**What the exercise asks:** Only the lines holding the string "Sequence" are needed; copy each of them from the data.
** Opening Provided data block **
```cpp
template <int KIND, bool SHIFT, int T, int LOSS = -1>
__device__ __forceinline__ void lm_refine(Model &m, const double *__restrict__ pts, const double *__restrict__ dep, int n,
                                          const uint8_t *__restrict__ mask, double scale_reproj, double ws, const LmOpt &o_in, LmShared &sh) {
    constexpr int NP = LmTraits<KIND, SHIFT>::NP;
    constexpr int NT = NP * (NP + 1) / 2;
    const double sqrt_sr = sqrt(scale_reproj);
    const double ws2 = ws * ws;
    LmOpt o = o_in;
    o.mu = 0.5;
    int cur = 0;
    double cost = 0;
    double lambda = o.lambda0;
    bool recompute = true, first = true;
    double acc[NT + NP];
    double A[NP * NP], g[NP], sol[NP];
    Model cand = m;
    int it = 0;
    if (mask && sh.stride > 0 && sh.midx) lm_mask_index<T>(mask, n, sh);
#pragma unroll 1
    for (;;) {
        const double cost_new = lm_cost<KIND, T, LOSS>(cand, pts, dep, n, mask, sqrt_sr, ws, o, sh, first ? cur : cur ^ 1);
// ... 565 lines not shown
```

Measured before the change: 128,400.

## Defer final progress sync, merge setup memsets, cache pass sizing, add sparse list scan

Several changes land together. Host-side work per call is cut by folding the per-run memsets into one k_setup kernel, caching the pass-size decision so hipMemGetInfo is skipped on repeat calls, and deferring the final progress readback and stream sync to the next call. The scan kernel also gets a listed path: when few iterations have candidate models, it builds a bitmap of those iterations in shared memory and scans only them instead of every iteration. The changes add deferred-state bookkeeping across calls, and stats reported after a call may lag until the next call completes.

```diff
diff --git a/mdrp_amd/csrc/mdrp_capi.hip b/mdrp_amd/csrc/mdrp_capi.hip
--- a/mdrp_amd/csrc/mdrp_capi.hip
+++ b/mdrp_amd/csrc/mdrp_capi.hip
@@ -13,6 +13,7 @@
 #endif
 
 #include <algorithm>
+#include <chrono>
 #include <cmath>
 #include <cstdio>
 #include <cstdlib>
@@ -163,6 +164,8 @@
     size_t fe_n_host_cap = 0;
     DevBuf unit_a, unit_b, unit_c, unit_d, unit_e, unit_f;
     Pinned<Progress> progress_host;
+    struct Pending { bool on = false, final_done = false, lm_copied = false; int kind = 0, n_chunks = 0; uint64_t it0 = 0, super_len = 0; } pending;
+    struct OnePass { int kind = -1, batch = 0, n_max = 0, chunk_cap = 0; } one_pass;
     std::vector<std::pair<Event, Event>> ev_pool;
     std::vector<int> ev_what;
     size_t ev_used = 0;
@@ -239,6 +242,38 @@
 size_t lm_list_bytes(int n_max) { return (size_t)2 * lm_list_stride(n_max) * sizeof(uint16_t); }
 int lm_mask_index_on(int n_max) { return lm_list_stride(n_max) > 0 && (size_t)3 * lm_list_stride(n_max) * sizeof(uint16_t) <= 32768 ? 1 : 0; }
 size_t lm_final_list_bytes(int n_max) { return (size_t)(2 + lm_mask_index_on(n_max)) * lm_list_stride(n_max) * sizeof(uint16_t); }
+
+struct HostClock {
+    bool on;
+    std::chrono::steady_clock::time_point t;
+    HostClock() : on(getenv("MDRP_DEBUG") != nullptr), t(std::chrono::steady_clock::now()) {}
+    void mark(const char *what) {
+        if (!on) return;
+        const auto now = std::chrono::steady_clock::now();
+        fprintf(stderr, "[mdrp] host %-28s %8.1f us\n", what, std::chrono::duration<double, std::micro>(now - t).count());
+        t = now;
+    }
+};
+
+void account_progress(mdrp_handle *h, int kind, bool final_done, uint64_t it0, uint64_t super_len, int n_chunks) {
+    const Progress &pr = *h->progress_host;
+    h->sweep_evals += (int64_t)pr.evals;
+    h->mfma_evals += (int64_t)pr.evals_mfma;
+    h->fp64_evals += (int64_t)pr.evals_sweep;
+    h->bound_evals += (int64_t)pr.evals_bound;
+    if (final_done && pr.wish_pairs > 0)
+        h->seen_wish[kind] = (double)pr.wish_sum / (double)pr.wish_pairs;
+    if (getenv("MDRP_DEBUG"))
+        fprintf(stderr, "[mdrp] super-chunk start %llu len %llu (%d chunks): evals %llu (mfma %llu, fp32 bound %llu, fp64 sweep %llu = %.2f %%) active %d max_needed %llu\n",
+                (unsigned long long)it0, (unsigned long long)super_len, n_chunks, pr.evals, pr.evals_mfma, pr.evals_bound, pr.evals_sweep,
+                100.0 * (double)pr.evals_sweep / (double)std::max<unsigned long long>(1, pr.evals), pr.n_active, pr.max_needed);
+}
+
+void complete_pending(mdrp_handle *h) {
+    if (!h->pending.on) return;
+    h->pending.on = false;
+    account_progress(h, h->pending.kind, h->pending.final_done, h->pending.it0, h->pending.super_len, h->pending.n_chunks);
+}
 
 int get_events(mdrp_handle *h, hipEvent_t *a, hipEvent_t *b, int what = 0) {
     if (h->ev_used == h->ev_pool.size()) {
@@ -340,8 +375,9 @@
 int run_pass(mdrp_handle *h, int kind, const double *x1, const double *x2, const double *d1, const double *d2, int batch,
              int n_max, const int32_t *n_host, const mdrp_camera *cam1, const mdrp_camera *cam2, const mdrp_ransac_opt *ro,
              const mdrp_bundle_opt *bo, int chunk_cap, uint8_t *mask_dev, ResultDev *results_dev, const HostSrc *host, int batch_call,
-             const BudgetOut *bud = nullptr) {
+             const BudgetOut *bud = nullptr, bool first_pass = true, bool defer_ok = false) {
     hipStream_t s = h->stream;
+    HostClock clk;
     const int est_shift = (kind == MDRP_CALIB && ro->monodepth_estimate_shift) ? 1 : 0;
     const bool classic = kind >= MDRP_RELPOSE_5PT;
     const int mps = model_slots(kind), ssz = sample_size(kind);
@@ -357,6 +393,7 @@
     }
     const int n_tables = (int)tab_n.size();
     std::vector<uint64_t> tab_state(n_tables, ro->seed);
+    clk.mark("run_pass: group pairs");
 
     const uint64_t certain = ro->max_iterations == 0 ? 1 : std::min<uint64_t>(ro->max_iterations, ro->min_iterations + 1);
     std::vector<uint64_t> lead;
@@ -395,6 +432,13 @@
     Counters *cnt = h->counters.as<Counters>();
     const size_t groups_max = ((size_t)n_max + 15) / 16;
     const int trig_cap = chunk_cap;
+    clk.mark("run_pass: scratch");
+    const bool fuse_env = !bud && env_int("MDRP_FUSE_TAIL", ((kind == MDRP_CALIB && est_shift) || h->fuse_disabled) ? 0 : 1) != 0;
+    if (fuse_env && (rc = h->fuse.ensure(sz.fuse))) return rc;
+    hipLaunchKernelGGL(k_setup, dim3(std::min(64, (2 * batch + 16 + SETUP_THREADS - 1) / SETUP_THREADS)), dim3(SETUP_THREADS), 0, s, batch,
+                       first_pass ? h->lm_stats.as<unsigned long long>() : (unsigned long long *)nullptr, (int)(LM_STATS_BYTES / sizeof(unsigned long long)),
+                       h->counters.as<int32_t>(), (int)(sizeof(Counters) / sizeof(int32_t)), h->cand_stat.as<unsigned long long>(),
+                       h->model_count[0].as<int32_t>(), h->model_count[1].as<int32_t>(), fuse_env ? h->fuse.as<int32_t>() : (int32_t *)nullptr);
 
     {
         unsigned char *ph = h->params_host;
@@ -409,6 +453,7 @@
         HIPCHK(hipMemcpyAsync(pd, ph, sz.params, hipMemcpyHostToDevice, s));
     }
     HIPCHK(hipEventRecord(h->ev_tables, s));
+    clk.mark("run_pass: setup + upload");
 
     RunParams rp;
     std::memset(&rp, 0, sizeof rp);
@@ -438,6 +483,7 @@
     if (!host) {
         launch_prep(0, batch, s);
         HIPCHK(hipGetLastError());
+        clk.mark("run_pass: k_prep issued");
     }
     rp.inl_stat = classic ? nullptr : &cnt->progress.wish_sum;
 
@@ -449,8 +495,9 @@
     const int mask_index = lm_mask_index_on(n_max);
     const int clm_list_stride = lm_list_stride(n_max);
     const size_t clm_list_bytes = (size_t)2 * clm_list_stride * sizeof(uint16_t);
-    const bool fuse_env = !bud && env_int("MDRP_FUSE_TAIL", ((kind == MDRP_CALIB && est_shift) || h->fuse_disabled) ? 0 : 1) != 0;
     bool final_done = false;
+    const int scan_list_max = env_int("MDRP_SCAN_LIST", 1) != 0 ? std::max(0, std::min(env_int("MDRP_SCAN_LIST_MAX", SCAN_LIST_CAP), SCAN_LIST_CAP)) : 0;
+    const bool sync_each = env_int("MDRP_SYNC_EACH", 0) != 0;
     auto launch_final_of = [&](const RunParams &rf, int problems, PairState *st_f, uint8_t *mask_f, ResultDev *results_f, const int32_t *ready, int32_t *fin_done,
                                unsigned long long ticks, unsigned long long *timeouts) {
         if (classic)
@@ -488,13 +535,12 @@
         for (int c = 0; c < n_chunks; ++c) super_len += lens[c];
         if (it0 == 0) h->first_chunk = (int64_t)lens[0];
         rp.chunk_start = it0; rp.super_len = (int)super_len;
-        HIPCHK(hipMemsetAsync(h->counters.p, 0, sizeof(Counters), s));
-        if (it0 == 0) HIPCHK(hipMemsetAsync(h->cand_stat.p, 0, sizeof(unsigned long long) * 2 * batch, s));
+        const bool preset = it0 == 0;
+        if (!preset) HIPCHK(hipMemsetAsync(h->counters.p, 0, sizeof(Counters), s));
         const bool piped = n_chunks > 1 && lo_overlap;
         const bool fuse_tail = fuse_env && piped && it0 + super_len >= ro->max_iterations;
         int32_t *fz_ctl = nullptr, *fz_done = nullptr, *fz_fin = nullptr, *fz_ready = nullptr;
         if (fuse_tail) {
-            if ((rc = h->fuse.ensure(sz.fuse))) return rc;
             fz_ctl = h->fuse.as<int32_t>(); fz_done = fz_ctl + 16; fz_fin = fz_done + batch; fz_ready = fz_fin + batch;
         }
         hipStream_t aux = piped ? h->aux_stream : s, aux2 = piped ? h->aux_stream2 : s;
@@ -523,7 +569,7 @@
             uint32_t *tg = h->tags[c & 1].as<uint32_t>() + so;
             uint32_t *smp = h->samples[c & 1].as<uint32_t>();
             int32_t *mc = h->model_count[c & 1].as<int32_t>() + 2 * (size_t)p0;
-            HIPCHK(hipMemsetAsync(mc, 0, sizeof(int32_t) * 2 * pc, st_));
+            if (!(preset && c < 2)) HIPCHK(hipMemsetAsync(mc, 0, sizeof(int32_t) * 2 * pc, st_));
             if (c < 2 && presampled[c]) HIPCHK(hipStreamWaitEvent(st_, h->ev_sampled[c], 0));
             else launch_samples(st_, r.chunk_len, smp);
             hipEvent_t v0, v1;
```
** Closing Provided data block **
** Opening Provided data block **
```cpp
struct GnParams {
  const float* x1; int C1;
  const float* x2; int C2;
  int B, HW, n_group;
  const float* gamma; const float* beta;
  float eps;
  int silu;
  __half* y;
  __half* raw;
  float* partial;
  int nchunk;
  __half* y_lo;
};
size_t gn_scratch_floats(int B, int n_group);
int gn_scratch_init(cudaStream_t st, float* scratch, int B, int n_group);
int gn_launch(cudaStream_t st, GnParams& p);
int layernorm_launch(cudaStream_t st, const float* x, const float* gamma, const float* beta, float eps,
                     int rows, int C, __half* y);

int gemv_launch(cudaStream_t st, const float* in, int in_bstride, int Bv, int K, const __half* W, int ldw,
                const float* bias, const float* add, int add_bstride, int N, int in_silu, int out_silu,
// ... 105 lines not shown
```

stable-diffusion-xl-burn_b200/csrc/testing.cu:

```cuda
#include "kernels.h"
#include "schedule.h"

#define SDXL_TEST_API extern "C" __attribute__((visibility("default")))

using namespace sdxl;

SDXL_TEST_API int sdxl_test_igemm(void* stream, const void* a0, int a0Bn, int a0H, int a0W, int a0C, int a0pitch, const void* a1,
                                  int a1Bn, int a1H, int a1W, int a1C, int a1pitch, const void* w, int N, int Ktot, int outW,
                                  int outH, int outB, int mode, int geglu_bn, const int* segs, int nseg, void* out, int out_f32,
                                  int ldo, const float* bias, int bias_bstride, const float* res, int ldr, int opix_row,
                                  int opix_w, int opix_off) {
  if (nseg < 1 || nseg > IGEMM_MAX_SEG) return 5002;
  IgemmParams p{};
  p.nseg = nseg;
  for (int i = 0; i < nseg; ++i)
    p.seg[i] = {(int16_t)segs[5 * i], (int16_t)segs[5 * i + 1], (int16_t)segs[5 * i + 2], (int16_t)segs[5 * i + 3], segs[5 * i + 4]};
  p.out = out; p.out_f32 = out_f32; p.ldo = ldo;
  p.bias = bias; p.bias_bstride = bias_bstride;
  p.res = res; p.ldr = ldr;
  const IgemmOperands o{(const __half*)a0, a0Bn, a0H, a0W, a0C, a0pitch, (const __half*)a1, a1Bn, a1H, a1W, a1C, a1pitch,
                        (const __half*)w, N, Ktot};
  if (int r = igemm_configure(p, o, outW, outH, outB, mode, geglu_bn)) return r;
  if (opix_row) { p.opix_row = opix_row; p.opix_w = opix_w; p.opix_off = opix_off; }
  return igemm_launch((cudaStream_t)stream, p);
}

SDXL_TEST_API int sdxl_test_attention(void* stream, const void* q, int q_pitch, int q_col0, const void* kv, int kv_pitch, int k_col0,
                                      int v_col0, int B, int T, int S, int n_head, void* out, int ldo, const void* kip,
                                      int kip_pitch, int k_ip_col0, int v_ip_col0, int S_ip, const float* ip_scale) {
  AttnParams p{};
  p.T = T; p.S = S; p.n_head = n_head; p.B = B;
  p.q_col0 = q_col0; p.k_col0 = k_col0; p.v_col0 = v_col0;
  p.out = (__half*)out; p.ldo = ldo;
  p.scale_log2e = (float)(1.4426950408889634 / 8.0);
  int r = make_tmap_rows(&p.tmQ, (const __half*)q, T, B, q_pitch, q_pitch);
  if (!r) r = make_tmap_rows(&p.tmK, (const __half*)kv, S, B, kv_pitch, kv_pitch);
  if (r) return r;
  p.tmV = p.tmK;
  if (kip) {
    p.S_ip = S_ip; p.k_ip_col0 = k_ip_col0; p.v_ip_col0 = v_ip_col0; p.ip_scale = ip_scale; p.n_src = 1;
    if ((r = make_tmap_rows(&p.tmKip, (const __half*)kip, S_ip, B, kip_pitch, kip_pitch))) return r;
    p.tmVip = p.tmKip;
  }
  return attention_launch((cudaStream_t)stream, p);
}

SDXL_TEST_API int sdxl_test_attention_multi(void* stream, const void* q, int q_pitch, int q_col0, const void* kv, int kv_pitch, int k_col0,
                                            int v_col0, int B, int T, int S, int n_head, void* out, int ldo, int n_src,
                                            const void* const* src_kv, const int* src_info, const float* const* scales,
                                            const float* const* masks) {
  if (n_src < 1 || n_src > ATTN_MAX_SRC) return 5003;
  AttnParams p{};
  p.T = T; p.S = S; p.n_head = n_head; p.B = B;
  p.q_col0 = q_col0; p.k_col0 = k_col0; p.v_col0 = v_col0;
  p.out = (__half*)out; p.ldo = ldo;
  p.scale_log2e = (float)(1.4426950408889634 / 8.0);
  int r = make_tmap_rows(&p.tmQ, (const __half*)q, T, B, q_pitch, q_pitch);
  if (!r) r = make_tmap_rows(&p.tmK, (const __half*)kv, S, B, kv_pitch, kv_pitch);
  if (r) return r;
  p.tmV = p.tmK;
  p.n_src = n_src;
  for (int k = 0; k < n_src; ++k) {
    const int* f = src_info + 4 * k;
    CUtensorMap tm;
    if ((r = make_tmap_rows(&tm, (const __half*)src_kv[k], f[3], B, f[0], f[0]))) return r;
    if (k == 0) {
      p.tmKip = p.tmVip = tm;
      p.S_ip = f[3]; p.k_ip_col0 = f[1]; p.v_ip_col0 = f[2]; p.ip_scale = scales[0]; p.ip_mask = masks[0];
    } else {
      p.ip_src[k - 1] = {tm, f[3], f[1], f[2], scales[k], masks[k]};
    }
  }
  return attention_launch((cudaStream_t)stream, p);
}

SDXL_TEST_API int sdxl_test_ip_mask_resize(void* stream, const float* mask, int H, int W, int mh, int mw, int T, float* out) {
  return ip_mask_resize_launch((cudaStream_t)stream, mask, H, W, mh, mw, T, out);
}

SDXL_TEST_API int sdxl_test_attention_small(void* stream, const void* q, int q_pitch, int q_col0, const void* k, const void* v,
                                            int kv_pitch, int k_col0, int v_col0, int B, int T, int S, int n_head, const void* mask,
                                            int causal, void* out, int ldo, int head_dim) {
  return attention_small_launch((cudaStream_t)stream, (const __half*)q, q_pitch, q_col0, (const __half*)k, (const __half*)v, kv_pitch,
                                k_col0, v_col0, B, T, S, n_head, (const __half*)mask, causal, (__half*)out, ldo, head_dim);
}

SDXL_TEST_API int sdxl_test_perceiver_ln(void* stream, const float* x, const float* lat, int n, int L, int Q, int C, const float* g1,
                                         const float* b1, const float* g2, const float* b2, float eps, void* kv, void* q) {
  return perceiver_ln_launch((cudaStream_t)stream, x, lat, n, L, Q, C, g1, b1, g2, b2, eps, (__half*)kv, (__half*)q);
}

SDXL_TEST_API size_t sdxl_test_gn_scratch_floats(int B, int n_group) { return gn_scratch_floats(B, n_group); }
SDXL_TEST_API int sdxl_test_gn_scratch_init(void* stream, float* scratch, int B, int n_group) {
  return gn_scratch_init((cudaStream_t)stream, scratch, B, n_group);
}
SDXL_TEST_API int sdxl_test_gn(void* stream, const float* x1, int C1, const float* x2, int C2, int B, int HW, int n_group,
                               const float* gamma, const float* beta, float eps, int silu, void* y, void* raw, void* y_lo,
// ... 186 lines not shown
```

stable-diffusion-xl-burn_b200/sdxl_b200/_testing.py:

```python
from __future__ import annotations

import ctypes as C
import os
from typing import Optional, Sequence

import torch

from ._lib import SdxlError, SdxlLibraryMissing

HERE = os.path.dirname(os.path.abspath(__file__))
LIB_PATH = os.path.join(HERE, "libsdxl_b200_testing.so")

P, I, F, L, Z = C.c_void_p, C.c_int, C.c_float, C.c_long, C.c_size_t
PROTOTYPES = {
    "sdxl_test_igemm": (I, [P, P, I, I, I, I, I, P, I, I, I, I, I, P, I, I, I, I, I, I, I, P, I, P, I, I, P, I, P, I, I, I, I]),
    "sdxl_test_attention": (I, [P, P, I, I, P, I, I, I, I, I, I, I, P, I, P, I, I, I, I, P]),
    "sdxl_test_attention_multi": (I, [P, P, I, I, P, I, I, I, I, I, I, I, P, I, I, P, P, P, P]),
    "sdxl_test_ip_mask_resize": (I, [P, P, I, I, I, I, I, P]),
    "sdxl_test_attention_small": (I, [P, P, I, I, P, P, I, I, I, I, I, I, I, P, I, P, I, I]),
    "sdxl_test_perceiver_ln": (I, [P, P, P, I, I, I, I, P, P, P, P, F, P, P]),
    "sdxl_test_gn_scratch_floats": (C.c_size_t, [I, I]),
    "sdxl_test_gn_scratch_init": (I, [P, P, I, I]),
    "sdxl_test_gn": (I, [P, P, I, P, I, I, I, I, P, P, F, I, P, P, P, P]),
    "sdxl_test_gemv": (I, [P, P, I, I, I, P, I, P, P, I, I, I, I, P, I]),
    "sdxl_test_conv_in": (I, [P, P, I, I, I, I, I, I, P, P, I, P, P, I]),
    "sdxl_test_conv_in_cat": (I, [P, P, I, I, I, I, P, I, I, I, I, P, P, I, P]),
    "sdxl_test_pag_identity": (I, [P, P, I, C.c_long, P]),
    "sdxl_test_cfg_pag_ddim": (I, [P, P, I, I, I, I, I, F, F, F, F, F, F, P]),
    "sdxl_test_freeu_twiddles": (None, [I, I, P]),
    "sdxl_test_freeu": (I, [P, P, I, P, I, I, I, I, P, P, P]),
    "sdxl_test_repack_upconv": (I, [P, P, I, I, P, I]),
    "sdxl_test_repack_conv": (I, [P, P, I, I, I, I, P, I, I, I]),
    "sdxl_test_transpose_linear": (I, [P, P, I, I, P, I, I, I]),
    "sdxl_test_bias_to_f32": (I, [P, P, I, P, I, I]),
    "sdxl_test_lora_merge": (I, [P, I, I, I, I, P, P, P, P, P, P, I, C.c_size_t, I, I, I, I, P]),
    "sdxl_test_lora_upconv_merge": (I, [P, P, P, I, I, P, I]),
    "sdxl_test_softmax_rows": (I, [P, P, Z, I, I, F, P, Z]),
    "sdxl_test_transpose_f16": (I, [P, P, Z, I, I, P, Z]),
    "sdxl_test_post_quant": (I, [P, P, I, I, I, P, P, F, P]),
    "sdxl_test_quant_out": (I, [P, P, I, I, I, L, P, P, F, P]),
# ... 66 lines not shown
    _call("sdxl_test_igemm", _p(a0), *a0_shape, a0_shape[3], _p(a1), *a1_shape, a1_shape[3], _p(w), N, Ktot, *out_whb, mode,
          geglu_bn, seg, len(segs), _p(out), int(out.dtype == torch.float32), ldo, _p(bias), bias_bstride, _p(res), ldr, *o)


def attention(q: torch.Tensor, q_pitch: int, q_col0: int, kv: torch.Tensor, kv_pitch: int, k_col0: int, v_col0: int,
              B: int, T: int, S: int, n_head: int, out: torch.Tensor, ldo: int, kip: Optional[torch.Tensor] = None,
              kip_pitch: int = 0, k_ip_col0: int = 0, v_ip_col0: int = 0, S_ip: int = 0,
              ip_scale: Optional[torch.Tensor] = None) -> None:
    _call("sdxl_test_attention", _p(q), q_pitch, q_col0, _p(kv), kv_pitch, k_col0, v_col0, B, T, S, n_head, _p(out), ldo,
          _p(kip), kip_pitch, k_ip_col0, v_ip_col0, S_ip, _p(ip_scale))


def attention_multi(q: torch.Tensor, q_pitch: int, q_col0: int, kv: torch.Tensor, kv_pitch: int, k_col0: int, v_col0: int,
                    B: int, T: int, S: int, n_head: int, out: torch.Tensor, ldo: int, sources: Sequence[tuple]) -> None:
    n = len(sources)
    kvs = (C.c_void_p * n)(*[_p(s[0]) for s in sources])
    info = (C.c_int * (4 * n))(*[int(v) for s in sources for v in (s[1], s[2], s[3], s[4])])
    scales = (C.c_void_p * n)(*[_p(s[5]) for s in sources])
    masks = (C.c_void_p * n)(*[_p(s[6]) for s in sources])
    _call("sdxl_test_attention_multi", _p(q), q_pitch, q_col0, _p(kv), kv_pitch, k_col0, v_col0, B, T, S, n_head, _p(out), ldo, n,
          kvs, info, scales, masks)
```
** Closing Provided data block **
**Written reply:**
from typing import Optional, Sequence
                    B: int, T: int, S: int, n_head: int, out: torch.Tensor, ldo: int, sources: Sequence[tuple]) -> None:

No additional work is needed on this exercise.